- [Requirement]:
Reproduce the data shown below exactly.

Excerpted records section start

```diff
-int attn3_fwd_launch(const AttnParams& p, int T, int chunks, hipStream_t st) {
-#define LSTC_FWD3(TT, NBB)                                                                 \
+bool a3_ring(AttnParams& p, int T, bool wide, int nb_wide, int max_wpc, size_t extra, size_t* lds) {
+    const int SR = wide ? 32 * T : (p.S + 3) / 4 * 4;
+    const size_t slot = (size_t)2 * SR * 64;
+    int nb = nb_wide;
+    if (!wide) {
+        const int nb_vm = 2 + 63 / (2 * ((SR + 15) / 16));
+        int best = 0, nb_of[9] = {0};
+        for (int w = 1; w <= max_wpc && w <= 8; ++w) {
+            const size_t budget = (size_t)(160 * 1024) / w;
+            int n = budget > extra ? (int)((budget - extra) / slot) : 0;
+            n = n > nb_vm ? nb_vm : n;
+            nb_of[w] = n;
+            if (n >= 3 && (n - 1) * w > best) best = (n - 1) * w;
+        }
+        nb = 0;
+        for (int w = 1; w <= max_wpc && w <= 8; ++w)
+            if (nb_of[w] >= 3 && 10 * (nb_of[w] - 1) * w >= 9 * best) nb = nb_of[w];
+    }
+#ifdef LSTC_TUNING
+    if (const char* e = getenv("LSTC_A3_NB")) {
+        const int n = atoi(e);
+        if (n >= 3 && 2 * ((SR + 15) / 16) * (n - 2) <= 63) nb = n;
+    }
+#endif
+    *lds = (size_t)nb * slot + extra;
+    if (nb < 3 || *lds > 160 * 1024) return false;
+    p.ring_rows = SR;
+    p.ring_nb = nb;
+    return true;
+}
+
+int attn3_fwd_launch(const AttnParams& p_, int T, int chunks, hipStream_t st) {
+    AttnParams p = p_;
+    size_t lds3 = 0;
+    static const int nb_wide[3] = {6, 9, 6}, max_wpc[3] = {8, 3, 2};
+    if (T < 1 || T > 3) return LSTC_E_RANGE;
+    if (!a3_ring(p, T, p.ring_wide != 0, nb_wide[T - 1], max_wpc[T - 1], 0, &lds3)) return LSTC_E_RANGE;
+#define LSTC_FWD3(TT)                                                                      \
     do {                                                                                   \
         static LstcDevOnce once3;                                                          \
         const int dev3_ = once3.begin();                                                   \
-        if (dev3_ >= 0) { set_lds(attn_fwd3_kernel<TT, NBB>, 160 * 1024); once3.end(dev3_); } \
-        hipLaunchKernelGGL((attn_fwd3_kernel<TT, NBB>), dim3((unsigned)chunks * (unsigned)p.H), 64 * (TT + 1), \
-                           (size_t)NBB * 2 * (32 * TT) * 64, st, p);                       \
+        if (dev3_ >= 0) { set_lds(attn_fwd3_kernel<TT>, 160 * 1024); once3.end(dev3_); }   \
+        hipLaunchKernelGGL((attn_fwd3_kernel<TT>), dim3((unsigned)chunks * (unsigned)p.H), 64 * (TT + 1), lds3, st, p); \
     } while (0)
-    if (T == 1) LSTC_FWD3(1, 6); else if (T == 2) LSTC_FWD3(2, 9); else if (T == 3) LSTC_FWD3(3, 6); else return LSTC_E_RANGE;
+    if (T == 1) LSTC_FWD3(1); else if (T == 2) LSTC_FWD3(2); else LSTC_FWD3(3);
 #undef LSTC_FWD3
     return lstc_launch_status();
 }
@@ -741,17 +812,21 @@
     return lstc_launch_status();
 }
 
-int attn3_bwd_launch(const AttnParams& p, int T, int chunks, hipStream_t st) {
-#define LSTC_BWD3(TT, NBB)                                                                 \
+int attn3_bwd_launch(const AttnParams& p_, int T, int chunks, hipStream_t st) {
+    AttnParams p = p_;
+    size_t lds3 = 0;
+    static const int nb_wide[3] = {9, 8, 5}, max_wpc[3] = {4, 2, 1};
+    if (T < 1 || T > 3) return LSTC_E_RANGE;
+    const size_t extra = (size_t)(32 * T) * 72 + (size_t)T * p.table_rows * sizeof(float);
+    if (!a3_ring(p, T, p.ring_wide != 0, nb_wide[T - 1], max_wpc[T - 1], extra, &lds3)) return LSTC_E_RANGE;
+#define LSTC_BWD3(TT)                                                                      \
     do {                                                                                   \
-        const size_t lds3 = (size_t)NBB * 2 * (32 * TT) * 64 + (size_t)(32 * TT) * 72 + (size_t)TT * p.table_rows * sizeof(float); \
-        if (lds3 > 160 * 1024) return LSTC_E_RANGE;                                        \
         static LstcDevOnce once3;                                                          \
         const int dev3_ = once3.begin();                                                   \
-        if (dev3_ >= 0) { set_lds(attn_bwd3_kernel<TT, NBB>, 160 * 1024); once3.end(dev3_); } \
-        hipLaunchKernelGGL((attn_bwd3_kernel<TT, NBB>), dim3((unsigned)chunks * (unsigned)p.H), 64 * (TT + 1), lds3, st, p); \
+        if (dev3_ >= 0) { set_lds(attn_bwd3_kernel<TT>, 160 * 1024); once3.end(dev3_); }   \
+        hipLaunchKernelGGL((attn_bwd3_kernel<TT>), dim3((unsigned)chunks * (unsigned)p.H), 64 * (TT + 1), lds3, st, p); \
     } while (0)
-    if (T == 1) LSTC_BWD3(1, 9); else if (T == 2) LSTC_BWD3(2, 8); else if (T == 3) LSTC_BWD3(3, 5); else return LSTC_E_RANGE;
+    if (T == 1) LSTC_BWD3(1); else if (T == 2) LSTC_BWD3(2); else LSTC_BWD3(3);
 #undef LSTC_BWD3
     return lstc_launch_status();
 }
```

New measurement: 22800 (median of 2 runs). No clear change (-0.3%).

Excerpted records section end

- [Answer to the problem]:
```diff
-int attn3_fwd_launch(const AttnParams& p, int T, int chunks, hipStream_t st) {
-#define LSTC_FWD3(TT, NBB)                                                                 \
+bool a3_ring(AttnParams& p, int T, bool wide, int nb_wide, int max_wpc, size_t extra, size_t* lds) {
+    const int SR = wide ? 32 * T : (p.S + 3) / 4 * 4;
+    const size_t slot = (size_t)2 * SR * 64;
+    int nb = nb_wide;
+    if (!wide) {
+        const int nb_vm = 2 + 63 / (2 * ((SR + 15) / 16));
+        int best = 0, nb_of[9] = {0};
+        for (int w = 1; w <= max_wpc && w <= 8; ++w) {
+            const size_t budget = (size_t)(160 * 1024) / w;
+            int n = budget > extra ? (int)((budget - extra) / slot) : 0;
+            n = n > nb_vm ? nb_vm : n;
+            nb_of[w] = n;
+            if (n >= 3 && (n - 1) * w > best) best = (n - 1) * w;
+        }
+        nb = 0;
+        for (int w = 1; w <= max_wpc && w <= 8; ++w)
+            if (nb_of[w] >= 3 && 10 * (nb_of[w] - 1) * w >= 9 * best) nb = nb_of[w];
+    }
+#ifdef LSTC_TUNING
+    if (const char* e = getenv("LSTC_A3_NB")) {
+        const int n = atoi(e);
+        if (n >= 3 && 2 * ((SR + 15) / 16) * (n - 2) <= 63) nb = n;
+    }
+#endif
+    *lds = (size_t)nb * slot + extra;
+    if (nb < 3 || *lds > 160 * 1024) return false;
+    p.ring_rows = SR;
+    p.ring_nb = nb;
+    return true;
+}
+
+int attn3_fwd_launch(const AttnParams& p_, int T, int chunks, hipStream_t st) {
+    AttnParams p = p_;
+    size_t lds3 = 0;
+    static const int nb_wide[3] = {6, 9, 6}, max_wpc[3] = {8, 3, 2};
+    if (T < 1 || T > 3) return LSTC_E_RANGE;
+    if (!a3_ring(p, T, p.ring_wide != 0, nb_wide[T - 1], max_wpc[T - 1], 0, &lds3)) return LSTC_E_RANGE;
+#define LSTC_FWD3(TT)                                                                      \
     do {                                                                                   \
         static LstcDevOnce once3;                                                          \
         const int dev3_ = once3.begin();                                                   \
-        if (dev3_ >= 0) { set_lds(attn_fwd3_kernel<TT, NBB>, 160 * 1024); once3.end(dev3_); } \
-        hipLaunchKernelGGL((attn_fwd3_kernel<TT, NBB>), dim3((unsigned)chunks * (unsigned)p.H), 64 * (TT + 1), \
-                           (size_t)NBB * 2 * (32 * TT) * 64, st, p);                       \
+        if (dev3_ >= 0) { set_lds(attn_fwd3_kernel<TT>, 160 * 1024); once3.end(dev3_); }   \
+        hipLaunchKernelGGL((attn_fwd3_kernel<TT>), dim3((unsigned)chunks * (unsigned)p.H), 64 * (TT + 1), lds3, st, p); \
     } while (0)
-    if (T == 1) LSTC_FWD3(1, 6); else if (T == 2) LSTC_FWD3(2, 9); else if (T == 3) LSTC_FWD3(3, 6); else return LSTC_E_RANGE;
+    if (T == 1) LSTC_FWD3(1); else if (T == 2) LSTC_FWD3(2); else LSTC_FWD3(3);
 #undef LSTC_FWD3
     return lstc_launch_status();
 }
@@ -741,17 +812,21 @@
     return lstc_launch_status();
 }
 
-int attn3_bwd_launch(const AttnParams& p, int T, int chunks, hipStream_t st) {
-#define LSTC_BWD3(TT, NBB)                                                                 \
+int attn3_bwd_launch(const AttnParams& p_, int T, int chunks, hipStream_t st) {
+    AttnParams p = p_;
+    size_t lds3 = 0;
+    static const int nb_wide[3] = {9, 8, 5}, max_wpc[3] = {4, 2, 1};
+    if (T < 1 || T > 3) return LSTC_E_RANGE;
+    const size_t extra = (size_t)(32 * T) * 72 + (size_t)T * p.table_rows * sizeof(float);
+    if (!a3_ring(p, T, p.ring_wide != 0, nb_wide[T - 1], max_wpc[T - 1], extra, &lds3)) return LSTC_E_RANGE;
+#define LSTC_BWD3(TT)                                                                      \
     do {                                                                                   \
-        const size_t lds3 = (size_t)NBB * 2 * (32 * TT) * 64 + (size_t)(32 * TT) * 72 + (size_t)TT * p.table_rows * sizeof(float); \
-        if (lds3 > 160 * 1024) return LSTC_E_RANGE;                                        \
         static LstcDevOnce once3;                                                          \
         const int dev3_ = once3.begin();                                                   \
-        if (dev3_ >= 0) { set_lds(attn_bwd3_kernel<TT, NBB>, 160 * 1024); once3.end(dev3_); } \
-        hipLaunchKernelGGL((attn_bwd3_kernel<TT, NBB>), dim3((unsigned)chunks * (unsigned)p.H), 64 * (TT + 1), lds3, st, p); \
+        if (dev3_ >= 0) { set_lds(attn_bwd3_kernel<TT>, 160 * 1024); once3.end(dev3_); }   \
+        hipLaunchKernelGGL((attn_bwd3_kernel<TT>), dim3((unsigned)chunks * (unsigned)p.H), 64 * (TT + 1), lds3, st, p); \
     } while (0)
-    if (T == 1) LSTC_BWD3(1, 9); else if (T == 2) LSTC_BWD3(2, 8); else if (T == 3) LSTC_BWD3(3, 5); else return LSTC_E_RANGE;
+    if (T == 1) LSTC_BWD3(1); else if (T == 2) LSTC_BWD3(2); else LSTC_BWD3(3);
 #undef LSTC_BWD3
     return lstc_launch_status();
 }
```

New measurement: 22800 (median of 2 runs). No clear change (-0.3%).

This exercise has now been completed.